- TASK DESCRIPTION:
Copy all the lines of the data that include the word "EmbedArgs".

- RECORDS PROVIDED:
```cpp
__global__ __launch_bounds__(512) void k_embed_bwd(EmbedArgs a, const float* gout2, int site2, DvsStagePlan plan) {
    DVS_DYN_LDS(smem);
    const int N = a.dims.N, C = a.dims.C;
    float* W1 = (float*)smem;
    float* W2 = W1 + 2 * DVS_MAXTOK * DVS_LD;
    float* labw = W2 + 64 * EMB_LDW2;
    float* labb = labw + 32 * 16;
    float* scr0 = labb + 32;
    if (blockDim.x >= 512) dvs_stage_now<3>(&plan, smem);
    else dvs_stage_now<5>(&plan, smem);
    __syncthreads();
    const Lane L = dvs_lane();
    const DvsDrop D = dvs_drop_of(a.dims);
    float* scr = scr0 + L.wave * DVS_SCR;
    f4 dW2[4][2], dlabb[2], dW1a[1][4], dW1b[1][4], dlab[2][1];
#pragma unroll
    for (int i = 0; i < 4; ++i) dW2[i][0] = dW2[i][1] = dW1a[0][i] = dW1b[0][i] = f4_zero();
    dlabb[0] = dlabb[1] = dlab[0][0] = dlab[1][0] = f4_zero();
    for (int dag = blockIdx.x * L.nwaves + L.wave; dag < a.dims.B; dag += gridDim.x * L.nwaves) {
        const DvsRecord* rec = a.rec + dag;
        const bool valid = L.r < N;
        const int label = rec->label[L.r];
        const uint32_t gdag = a.dims.dag_offset + dag;
        const EmbSel sel = dvs_emb_selectors(rec, N, scr, L);
        f4 e1[4];
        dvs_emb_hidden(e1, W1, N, sel, L);
        for (int src = 0; src < 2; ++src) {
            const float* gsrc = src == 0 ? a.gout : gout2;
            if (!gsrc) continue;
            const int site = src == 0 ? a.site : site2;
            f4 gx[4];
            dvs_load_grad(gx, gsrc, dag, N, L);
            f4 dle[2];
#pragma unroll
            for (int t = 0; t < 2; ++t)
#pragma unroll
                for (int kk = 0; kk < 4; ++kk) {
                    const int f = 16 * t + 4 * L.g + kk;
                    const float pre = labw[f * 16 + label] + labb[f];
                    dle[t][kk] = (valid && pre > 0.f) ? gx[t][kk] : 0.f;
                }
            dlabb[0] += dle[0];
            dlabb[1] += dle[1];
            const uint32_t k1 = dvs_site_key(a.dims.seed_lo, a.dims.seed_hi, site, gdag);
            f4 m1[4] = {f4_splat(1.f), f4_splat(1.f), f4_splat(1.f), f4_splat(1.f)};
            dvs_dropout_tile(m1, k1, D, L);
            f4 e1d[4];
#pragma unroll
            for (int t = 0; t < 4; ++t) e1d[t] = e1[t] * m1[t];
            f4 de2[2] = {gx[2], gx[3]};
            dvs_dropout_tile<2>(de2, dvs_site_key(a.dims.seed_lo, a.dims.seed_hi, site + 1, gdag), D, L);
            f4 e1dN[4], de2N[2], dleN[2];
            dvs_t2n<4>(e1dN, e1d, scr, L);
            dvs_t2n<2>(de2N, de2, scr, L);
            dvs_t2n<2>(dleN, dle, scr, L);
            dvs_outer_acc<4, 2>(dW2, e1dN, de2N);
            f4 de1[4] = {f4_zero(), f4_zero(), f4_zero(), f4_zero()};
            dvs_mat_T<4, 2>(de1, de2, W2, EMB_LDW2, 0, L);
#pragma unroll
            for (int t = 0; t < 4; ++t) de1[t] *= m1[t];
#pragma unroll
            for (int t = 0; t < 4; ++t)
#pragma unroll
                for (int kk = 0; kk < 4; ++kk) de1[t][kk] = e1[t][kk] > 0.f ? de1[t][kk] : 0.f;
            f4 de1N[4];
            dvs_t2n<4>(de1N, de1, scr, L);
            f4 selA[1] = {sel.selA}, parA[1] = {sel.parA}, labA[1] = {sel.labA};
            dvs_outer_acc<1, 4>(dW1a, selA, de1N);
            dvs_outer_acc<1, 4>(dW1b, parA, de1N);
            dvs_outer_acc<2, 1>(dlab, dleN, labA);
        }
    }
    __syncthreads();
    float* slab = a.slab + (size_t)blockIdx.x * a.P;
    float* r1a = (float*)smem;
    float* r1b = r1a + 8 * 1024;
    float* rlab = r1b + 8 * 1024;
    float* rv = rlab + 8 * 512;
    dvs_stage_dw<1, 4>(r1a, dW1a, L);
    dvs_stage_dw<1, 4>(r1b, dW1b, L);
    dvs_stage_dw<2, 1>(rlab, dlab, L);
    dvs_stage_vec<2>(rv, dlabb, rv + 8 * 32 + L.wave * DVS_SCR, L);
    __syncthreads();
    dvs_flush_dw<1, 4>(r1a, slab + a.oW1, L, N, 64);
    dvs_flush_dw<1, 4>(r1b, slab + a.oW1 + (size_t)N * 64, L, N, 64);
    dvs_flush_dw<2, 1>(rlab, slab + a.olab_w, L, 32, C, C);
    dvs_flush_vec<2>(rv, slab + a.olab_b, L);
    __syncthreads();
    float* rW2 = (float*)smem;
    dvs_stage_dw<4, 2>(rW2, dW2, L);
    __syncthreads();
    dvs_flush_dw<4, 2>(rW2, slab + a.oW2, L);
}

void dvs_launch_embed_bwd(const EmbedArgs& a, const float* gout2, int site2, int grid, int nw, dvs_stream_t st) {
    size_t lds = (2 * DVS_MAXTOK * DVS_LD + 64 * EMB_LDW2 + 32 * 16 + 32 + 8 * DVS_SCR) * 4;
    const size_t red = (8 * (1024 + 1024 + 512) + 8 * 32 + 8 * DVS_SCR) * 4;
    if (lds < red) lds = red;
    DvsStagePlan plan;
    dvs_plan_clear(plan);
    dvs_plan_seg(plan, DVS_FAKE_LDS, DVS_FAKE_LDS, a.embimg, 2 * DvsEmbImg::FLOATS);
    dvs_plan_seal(plan);
    DVS_SET_LDS(k_embed_bwd, lds);
    DVS_LAUNCH(k_embed_bwd, dim3(grid), dim3(nw == 4 ? 256 : 512), lds, st, a, gout2, site2, plan);
}

constexpr int LATB_WAVES = 8;
__global__ __launch_bounds__(64 * LATB_WAVES) void k_latent_bwd(LatentBwdArgs a) {
    __shared__ f4 part[LATB_WAVES][2][64];
    dvs_latent_bwd_group<LATB_WAVES>(a, part, (int)blockIdx.x * 16, (int)blockIdx.x * 16 + 8);
}

void dvs_launch_latent_bwd(const LatentBwdArgs& a, dvs_stream_t st) {
    const int ngroups = (a.dims.B + 15) / 16;
    DVS_LAUNCH(k_latent_bwd, dim3(ngroups), dim3(64 * LATB_WAVES), 0, st, a);
}

constexpr int FC_MT = 4;
__global__ __launch_bounds__(512) void k_fc_dw(FcDwArgs a) {
    __shared__ f4 red[4][FC_MT * 6 + 2][64];
    const Lane L = dvs_lane();
    const int B = a.dims.B, N = a.dims.N;
    const int ldw = N * 64;
    const int nmg = 16 * a.dims.NT;
    const int mg = blockIdx.x % nmg, q = blockIdx.x / nmg;
    const size_t dstride = (size_t)a.dims.NT * DVS_TILE;
    const int per_q = (B + DVS_FC_PARTS - 1) / DVS_FC_PARTS;
    const int per_w = (per_q + 7) / 8;
    const int d0 = q * per_q + L.wave * per_w;
    int d1 = d0 + per_w;
    if (d1 > (q + 1) * per_q) d1 = (q + 1) * per_q;
    if (d1 > B) d1 = B;
    f4 acc[FC_MT][4], acc3[FC_MT][2];
    f4 bs3 = f4_zero();
// ... 130 lines not shown
```

dags_vae_search_amd/csrc/k_forward.hip:

```cpp
#include "dvs_kernels.h"
#include "dvs_wimg.h"

constexpr int PACK_DAGS = 4;
__device__ __forceinline__ void pack_stream(float* dst, const float* __restrict__ src, size_t nfloats) {
    const size_t n4 = nfloats >> 2;
    size_t i = threadIdx.x;
    for (; i + 3 * blockDim.x < n4; i += 4 * blockDim.x) {
        f4 v[4];
#pragma unroll
        for (int u = 0; u < 4; ++u) v[u] = *(const f4*)(src + 4 * (i + u * blockDim.x));
#pragma unroll
        for (int u = 0; u < 4; ++u) *(f4*)(dst + 4 * (i + u * blockDim.x)) = v[u];
    }
    for (; i < n4; i += blockDim.x) *(f4*)(dst + 4 * i) = *(const f4*)(src + 4 * i);
    for (size_t i = 4 * n4 + threadIdx.x; i < nfloats; i += blockDim.x) dst[i] = src[i];
}
__global__ __launch_bounds__(8 * 16 * PACK_DAGS) void k_pack(PackArgs a) {
    DVS_DYN_LDS(smem);
    const int N = a.N, C = a.C;
    const int dag0 = blockIdx.x * PACK_DAGS;
    const int nd = (a.B - dag0 < PACK_DAGS) ? a.B - dag0 : PACK_DAGS;
    float* s_lab = (float*)smem;
    float* s_pos = s_lab + PACK_DAGS * 16 * 16;
    float* s_adj = s_pos + PACK_DAGS * 16 * 16;
// ... 139 lines not shown
        unsigned parents = 0, allowed = 1u << i;
        if (i < N) {
            if (i == 0) label = 2;
            else if (i == 1) label = 0;
            else if (i == out_id) label = 1;
            else {
                label = a.labels[(size_t)dag * n + (i - 2)] + 3;
                if (label >= a.C) { bad |= 1; label = 0; }
            }
            pos = s_order[i][tid];
            allowed = 0;
            for (int j = 0; j < N; ++j) {
                if ((s_child[j][tid] >> i) & 1u) parents |= 1u << j;
                if ((s_reach[j][tid] >> i) & 1u) allowed |= 1u << j;
            }
        }
        r->label[i] = (uint8_t)label;
        r->pos[i] = (uint8_t)pos;
        r->parents[i] = (uint16_t)parents;
        r->allowed[i] = (uint16_t)allowed;
    }
    if (bad) atomicOr(a.status, bad);
}
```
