diff --git a/scenario_gym_amd/csrc/sgym_core.hpp b/scenario_gym_amd/csrc/sgym_core.hpp
--- a/scenario_gym_amd/csrc/sgym_core.hpp
+++ b/scenario_gym_amd/csrc/sgym_core.hpp
@@ -93,7 +93,11 @@
 static_assert(sizeof(sg_social_force) == 12 * sizeof(double), "sg_social_force is twelve doubles");
 
 enum { CT_X = 0, CT_Y, CT_H, CT_SPEED, CT_W = 4, CT_ELON = 0, CT_ELAT, CT_EINT, CT_MAVG = 0, CT_MMAX, CT_MT, CT_PLANES = 3 };
-enum { CS_POSE = 0, CS_PRESENT = 6, CS_CTRL = 7, CS_T = 11, CS_PREV_T = 12, CS_METRIC = 13, CS_COUNT = 16 };
+enum { CT_SPD = 3 };
+constexpr double CT_SPD_DERIVE = -1.0;
+constexpr double CT_SPD_NONE = -2.0;
+enum { CTL_METRICS_DEFERRED = 2 };
+enum { CS_POSE = 0, CS_PRESENT = 6, CS_CTRL = 7, CS_T = 11, CS_PREV_T = 12, CS_METRIC = 13, CS_MET_T = 16, CS_MET_X = 17, CS_MET_Y = 18, CS_COUNT = 19 };
 
 #define SG_GLOBAL __attribute__((address_space(1)))
 struct LanePtr {
diff --git a/scenario_gym_amd/csrc/sgym_queue.hpp b/scenario_gym_amd/csrc/sgym_queue.hpp
--- a/scenario_gym_amd/csrc/sgym_queue.hpp
+++ b/scenario_gym_amd/csrc/sgym_queue.hpp
@@ -4,13 +4,14 @@
 
 enum { Q_TICKET = 0, Q_HEAD = 1, Q_ERR = 2, Q_ITEMS_DONE = 3, Q_CTL_CLAIMED = 4, Q_STATE_WORDS = 8 };
 constexpr int Q_SEATS = 1 << 14;
-enum { Q_ERR_CTL_WAIT = 1, Q_ERR_BLOCK_WAIT = 2, Q_ERR_RING_WAIT = 3 };
+enum { Q_ERR_CTL_WAIT = 1, Q_ERR_BLOCK_WAIT = 2, Q_ERR_RING_WAIT = 3, Q_ERR_MET_WAIT = 4 };
 constexpr int Q_MAX_CHUNKS = 255;
 constexpr int Q_PROG_STRIDE = 32;
 
 struct TabQueue {
     unsigned *state;
     unsigned *ctl_prog;
+    unsigned *met_prog;
     unsigned *blk_prog;
     unsigned *chunk_cnt;
     unsigned *seats;
@@ -22,6 +23,7 @@
     unsigned long long *times;
     long long timeout_ticks;
     int n_chunks, n_buf, nblk, n_ctl_waves;
+    int n_met;
     int nap;
     int lag_prio;
     int handoff;
@@ -91,6 +93,62 @@
     asm volatile("s_waitcnt vmcnt(0)" ::: "memory");
 }
 
+__device__ __forceinline__ void q_metric_item(const Params &p, double timestep, const TabQueue &tq, unsigned w, unsigned c, double *tab)
+{
+    const int lane = threadIdx.x;
+    const size_t q = (size_t)w * 64 + lane;
+    const int ent_raw = p.ctl_ent[q];
+    const bool active = ent_raw >= 0;
+    const uint32_t ent = active ? (uint32_t)ent_raw : 0u;
+    const uint32_t r = ent / (uint32_t)p.EP;
+    const bool is_ego = active && (int)(ent - r * (uint32_t)p.EP) == p.sstat[r].ego;
+    const size_t NP = (size_t)p.n_ctl_pad;
+    double *cst = p.ctl_state + q;
+    double t = 0.0, m_avg = 0.0, m_max = 0.0, m_t = 0.0, px = 0.0, py = 0.0;
+    if (is_ego) {
+        if (c == 0) {
+            const sg_scenario_state &sd = p.sdyn[r];
+            const LanePtr dy(p.dyn + (size_t)(ent >> 6) * ((size_t)p.FROWS * 64), (ent & 63) * 8u);
+            t = sd.t;
+            m_avg = sd.ego_avg_speed; m_max = sd.ego_max_speed; m_t = sd.avg_t;
+            px = fld(dy, SG_F_POSE + 0); py = fld(dy, SG_F_POSE + 1);
+        } else {
+            m_avg = cst[(CS_METRIC + 0) * NP]; m_max = cst[(CS_METRIC + 1) * NP]; m_t = cst[(CS_METRIC + 2) * NP];
+            t = cst[CS_MET_T * NP]; px = cst[CS_MET_X * NP]; py = cst[CS_MET_Y * NP];
+        }
+    }
+    const size_t plane = NP * ((size_t)(p.tab_steps + 1) * CT_W);
+    const double *in0 = tab + q * (size_t)(p.tab_steps + 1) * CT_W;
+    const double *in1 = in0 + plane;
+    double *out2 = tab + q * (size_t)(p.tab_steps + 1) * CT_W + 2 * plane;
+    const int n = tq.k0[c + 1] - tq.k0[c];
+    if (is_ego) {
+#pragma unroll 8
+        for (int k = 0; k < n; ++k) {
+            const double2 xy = *reinterpret_cast<const double2 *>(in0 + (size_t)k * CT_W);
+            const double tag = in1[(size_t)k * CT_W + CT_SPD];
+            const double next_t = t + timestep;
+            const double dt = next_t - t;
+            double speed = tag;
+            if (tag == CT_SPD_DERIVE) {
+                const double v0 = (xy.x - px) / dt, v1 = (xy.y - py) / dt, v2 = 0.0 / dt;
+                speed = sg_norm3(v0, v1, v2);
+            }
+            if (tag != CT_SPD_NONE) {
+                const double wt = m_t / next_t;
+                m_avg += (1.0 - wt) * (speed - m_avg);
+                m_t = next_t;
+                m_max = __builtin_fmax(speed, m_max);
+            }
+            px = xy.x; py = xy.y;
+            t = next_t;
+            *reinterpret_cast<double4 *>(out2 + (size_t)k * CT_W) = make_double4(m_avg, m_max, m_t, 0.0);
+        }
+        cst[(CS_METRIC + 0) * NP] = m_avg; cst[(CS_METRIC + 1) * NP] = m_max; cst[(CS_METRIC + 2) * NP] = m_t;
+        cst[CS_MET_T * NP] = t; cst[CS_MET_X * NP] = px; cst[CS_MET_Y * NP] = py;
+    }
+}
+
 template <int G, unsigned F>
 __device__ __forceinline__ void tabq_body(const Params &p, double timestep, int force, const TabQueue &tq)
 {
@@ -131,9 +189,9 @@
         __builtin_amdgcn_s_setprio(3);
         CtlLds &cl = *reinterpret_cast<CtlLds *>(&lds);
         for (int c = 0; c < tq.n_chunks; ++c) {
-            if (c >= tq.n_buf && !q_wait_ge(tq.chunk_cnt + (c - tq.n_buf), (unsigned)tq.nblk, tq, Q_ERR_RING_WAIT)) break;
-            control_body_l<true>(cl, ticket, p, timestep, tq.k0[c + 1] - tq.k0[c], c == 0, tq.k0[c], tq.actions,
-                                 tq.tab + (size_t)(c % tq.n_buf) * tq.buf_doubles, 0, RSS ? 0 : 1);
+            if (c >= tq.n_buf && !q_wait_ge(tq.chunk_cnt + (c - tq.n_buf), (unsigned)(tq.nblk + tq.n_met), tq, Q_ERR_RING_WAIT)) break;
+            control_body_l<true, false, !RSS>(cl, ticket, p, timestep, tq.k0[c + 1] - tq.k0[c], c == 0, tq.k0[c], tq.actions,
+                                 tq.tab + (size_t)(c % tq.n_buf) * tq.buf_doubles, 0, RSS ? 0 : (tq.n_met ? (int)CTL_METRICS_DEFERRED : 1));
             q_release();
             if (tq.times && lane == 0) tq.times[(size_t)tq.n_chunks * tq.nblk * 4 + (size_t)ticket * tq.n_chunks + c] = wall_clock64();
             if (lane == 0) __hip_atomic_store(tq.ctl_prog + ticket * Q_PROG_STRIDE, (unsigned)(c + 1), __ATOMIC_RELAXED, __HIP_MEMORY_SCOPE_AGENT);
@@ -142,13 +200,15 @@
         if (q_peek(tq.state + Q_ERR) != 0) return;
     }
 
-    const unsigned n_items = (unsigned)tq.n_chunks * (unsigned)tq.nblk;
+    const unsigned n_met = RSS ? 0u : (unsigned)tq.n_met, per_chunk = n_met + (unsigned)tq.nblk;
+    const unsigned n_items = (unsigned)tq.n_chunks * per_chunk + n_met;
     unsigned done_b = ~0u, done_c = 0;
     for (;;) {
         unsigned item = 0;
         if (lane == 0) {
             if (done_b != ~0u) {
-                __hip_atomic_store(tq.blk_prog + done_b, done_c + 1, __ATOMIC_RELAXED, __HIP_MEMORY_SCOPE_AGENT);
+                unsigned *prog = done_b < (unsigned)tq.nblk ? tq.blk_prog + done_b : tq.met_prog + (done_b - (unsigned)tq.nblk) * Q_PROG_STRIDE;
+                __hip_atomic_store(prog, done_c + 1, __ATOMIC_RELAXED, __HIP_MEMORY_SCOPE_AGENT);
                 if (tq.n_buf < tq.n_chunks) atomicAdd(tq.chunk_cnt + done_c, 1u);
                 atomicAdd(tq.state + Q_ITEMS_DONE, 1u);
             }
@@ -157,13 +217,33 @@
         item = (unsigned)__builtin_amdgcn_readfirstlane((int)item);
         done_b = ~0u;
         if (item >= n_items) break;
-        const unsigned c = item / (unsigned)tq.nblk, b = item - c * (unsigned)tq.nblk;
+        const unsigned c_blk = item < n_met ? 0u : (item - n_met) / per_chunk, j = item < n_met ? item : item - n_met - c_blk * per_chunk;
+        if (!RSS && j < n_met) {
+            const unsigned c = item < n_met ? 0u : c_blk + 1;
+            if (c >= (unsigned)tq.n_chunks) continue;
+            if (tq.lag_prio) __builtin_amdgcn_s_setprio(0);
+            if (!q_wait_ge(tq.ctl_prog + j * Q_PROG_STRIDE, c + 1, tq, Q_ERR_CTL_WAIT)) break;
+            if (c != 0 && !q_wait_ge(tq.met_prog + j * Q_PROG_STRIDE, c, tq, Q_ERR_MET_WAIT)) break;
+            __builtin_amdgcn_s_setprio(2);
+            q_acquire();
+            const size_t ts = (size_t)tq.n_chunks * tq.nblk * 4 + (size_t)tq.n_ctl_waves * tq.n_chunks + ((size_t)j * tq.n_chunks + c) * 2;
+            if (tq.times && lane == 0) tq.times[ts] = wall_clock64();
+            q_metric_item(p, timestep, tq, j, c, tq.tab + (size_t)(c % (unsigned)tq.n_buf) * tq.buf_doubles);
+            q_release();
+            __builtin_amdgcn_s_setprio(0);
+            if (tq.times && lane == 0) tq.times[ts + 1] = wall_clock64();
+            done_b = (unsigned)tq.nblk + j;
+            done_c = c;
+            continue;
+        }
+        const unsigned c = c_blk, b = j - n_met;
+        const unsigned ritem = c * (unsigned)tq.nblk + b;
         auto trace = [&](unsigned stage) {
             if (tq.trace && lane == 0) __hip_atomic_store(tq.trace + b, (c << 8) | stage, __ATOMIC_RELAXED, __HIP_MEMORY_SCOPE_AGENT);
         };
         trace(1);
         auto stamp = [&](int k) {
-            if (tq.times && lane == 0) tq.times[(size_t)item * 4 + k] = wall_clock64();
+            if (tq.times && lane == 0) tq.times[(size_t)ritem * 4 + k] = wall_clock64();
         };
         stamp(0);
         if (tq.lag_prio) __builtin_amdgcn_s_setprio(0);
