struct Shard {
    uint32_t idx = 0, lo = 0, n = 0;
    hipStream_t stream = nullptr;
    DBuf<uint8_t> flags, part;
    DBuf<upart_t> upart;
    DBuf<uint8_t> lite_cm;
    DBuf<uint32_t> crash_bits;
    DBuf<uint8_t> btab;
    DBuf<Hdr> hdr;
    DBuf<uint32_t> act, pas, pt_all, pt_com, pt_eag, pt_laz, pt_rt, start;
    DBuf<uint64_t> sentm, recvm, mapx;
    DBuf<uint32_t> mapx_top;
    DBuf<uint32_t> origin;
    DBuf<uint32_t> slots;
    DBuf<uint32_t> bc_roots, bc_msgs;
    DBuf<uint64_t> pt_out, outx;
    DBuf<uint32_t> conn;
    DBuf<uint32_t> outx_top;
    DBuf<uint32_t> ikeys, ivals;
    uint32_t m_in = 0;
    DBuf<Msg> outbox;
    DBuf<Wire> recvh, recvt;
    DBuf<uint32_t> wseg;
    std::vector<uint32_t> wseg_host;
    DBuf<Msg> inbox;
    DBuf<uint32_t> okey, ocnt, in_beg,
        d_nact, n_slow, n_pt, n_shuf, n_lite, n_ptl, rank, tmp, hist, hoff;
    DBuf<uint32_t> rtot, rbase;
    DBuf<uint32_t> gcnt;
    DBuf<unsigned long long> bmask;
    DBuf<uint2> pairs;
    DBuf<unsigned long long> cb;
    DBuf<unsigned long long> btot;
    DBuf<uint4> desc, desc_slow, desc_pt, desc_shuf, desc_lite, desc_ptl;
    DBuf<uint64_t> bound, pscan, obase, stat_part, stat_out, stat_tile, d_off;
    DBuf<uint8_t> cub_tmp;
    DBuf<uint32_t> ev_ids, ev_contacts, stop_ids, n_stop;
    bool tomb_live = false;
    DBuf<Wire> sendbuf;
    DBuf<uint32_t> sview, sinv, fbits, pay[2], pay_top;
    int pay_cur = 0;
    DBuf<uint8_t> faulted;
    DBuf<uint64_t> omit;
    std::vector<uint64_t> soff, scnt, lcnt;
    uint32_t pper = BLK;
    uint32_t pgrid = 0, cgrid = 0, rgrid = 0, tgrid = 0, sgrid = 0, lgrid = 0, qgrid = 0, egrid = 0;
    uint64_t* pin = nullptr;
    uint64_t* pin_dev = nullptr;
    static constexpr int MAXT = 32;
    hipEvent_t ev[MAXT][2];
    int tk[MAXT];
    int tn = 0;
    hipEvent_t wait_ev = nullptr;
    hipStream_t side[2] = {nullptr, nullptr};
    hipEvent_t fork_ev = nullptr, join_ev[2] = {nullptr, nullptr};
    bool ev_live = false;
    bool reserved = false;
    bool upart_valid = false;
    uint64_t rcap = 0;
// ... 30 lines not shown
    bool failed = false;
    std::vector<Shard*> shards;
    int rank = 0, world = 1;
    bool ranked = false;
    Comm* comm = nullptr;
    DBuf<uint64_t> comm_cnt;
    bool hosted = false, round_open = false;
    std::vector<Msg> host_out, host_in;
    std::vector<uint32_t> host_wbase;
    DBuf<Msg> hx_rec;
    DBuf<uint32_t> hx_wbase;
    PendingEvents open_ev;
    uint64_t x_records = 0, x_bytes = 0;
    std::vector<uint32_t> pend_crash, pend_join, pend_contact;
    std::vector<uint8_t> pend_join_mark;
    std::vector<uint32_t> pend_lv_a, pend_lv_t;
    std::vector<uint8_t> pend_part;
    bool pend_part_set = false, pend_part_clear = false;
    std::vector<uint32_t> pend_b_root, pend_b_msg;
    uint32_t slot_tab[2 * PSIM_MSG_SLOTS];
    uint32_t tracked_msg = PSIM_NONE;
    bool btab = false;
    uint32_t btab_hash = 0;
    uint32_t fw = 0;
    bool tomb = false;
    std::vector<uint8_t> started;
    std::set<uint64_t> nx_omit_s, nx_omit_r;
    std::vector<uint8_t> nx_faulted;
    size_t nx_nfaulted = 0;
    bool faults_dirty = false;
    uint32_t faults = 0, n_omit_s = 0, n_omit_r = 0;
    double kt_ms[KT_N] = {0};
    uint64_t kt_n[KT_N] = {0};
    bool phase_timers = false;
    uint32_t rb_blocks = RB_BLOCKS;
    uint32_t rr_reg = RR_REG;
    bool route_fused = true;
};

namespace {

inline bool local_route(const psim_handle* h) { return h->G == 1 && !h->ranked; }

constexpr int PTL_EARLY_DEFAULT = 0;
int ptl_early_knob() {
    static const int v = [] {
        const char* e = getenv("PSIM_PTL_EARLY");
        const int x = e && *e ? atoi(e) : -1;
        return x >= 0 && x <= 2 ? x : PTL_EARLY_DEFAULT;
    }();
    return v;
}

constexpr int PREP_FUSED_DEFAULT = 1;
bool prep_fused_knob() {
#ifdef PSIM_BOUND_TERMS
    return false;
#else
    static const bool v = [] {
        const char* e = getenv("PSIM_PREP_FUSED");
        return e && *e ? atoi(e) != 0 : PREP_FUSED_DEFAULT != 0;
    }();
    return v;
#endif
}

uint32_t route_wshift(uint32_t n) {
    uint32_t wshift = n > (1u << 26) ? 13 : n > (1u << 22) ? 12 : 11;
    static const int env = getenv("PSIM_ROUTE_WSHIFT") ? atoi(getenv("PSIM_ROUTE_WSHIFT")) : 0;
    if (env >= (int)WSHIFT_MIN && env <= (int)WSHIFT_MAX) wshift = (uint32_t)env;
    return wshift;
}

bool prep_fused_handle(const psim_handle* h, const Shard* s) {
    return prep_fused_knob() && h->G == 1 && !h->ranked && h->route_fused && s->n <= (1u << 26) &&
           h->cfg.manager != PSIM_MANAGER_PLUGGABLE;
}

- EXERCISE RESULT:
__global__ __launch_bounds__(512) void k_embed_bwd(EmbedArgs a, const float* gout2, int site2, DvsStagePlan plan) {
void dvs_launch_embed_bwd(const EmbedArgs& a, const float* gout2, int site2, int grid, int nw, dvs_stream_t st) {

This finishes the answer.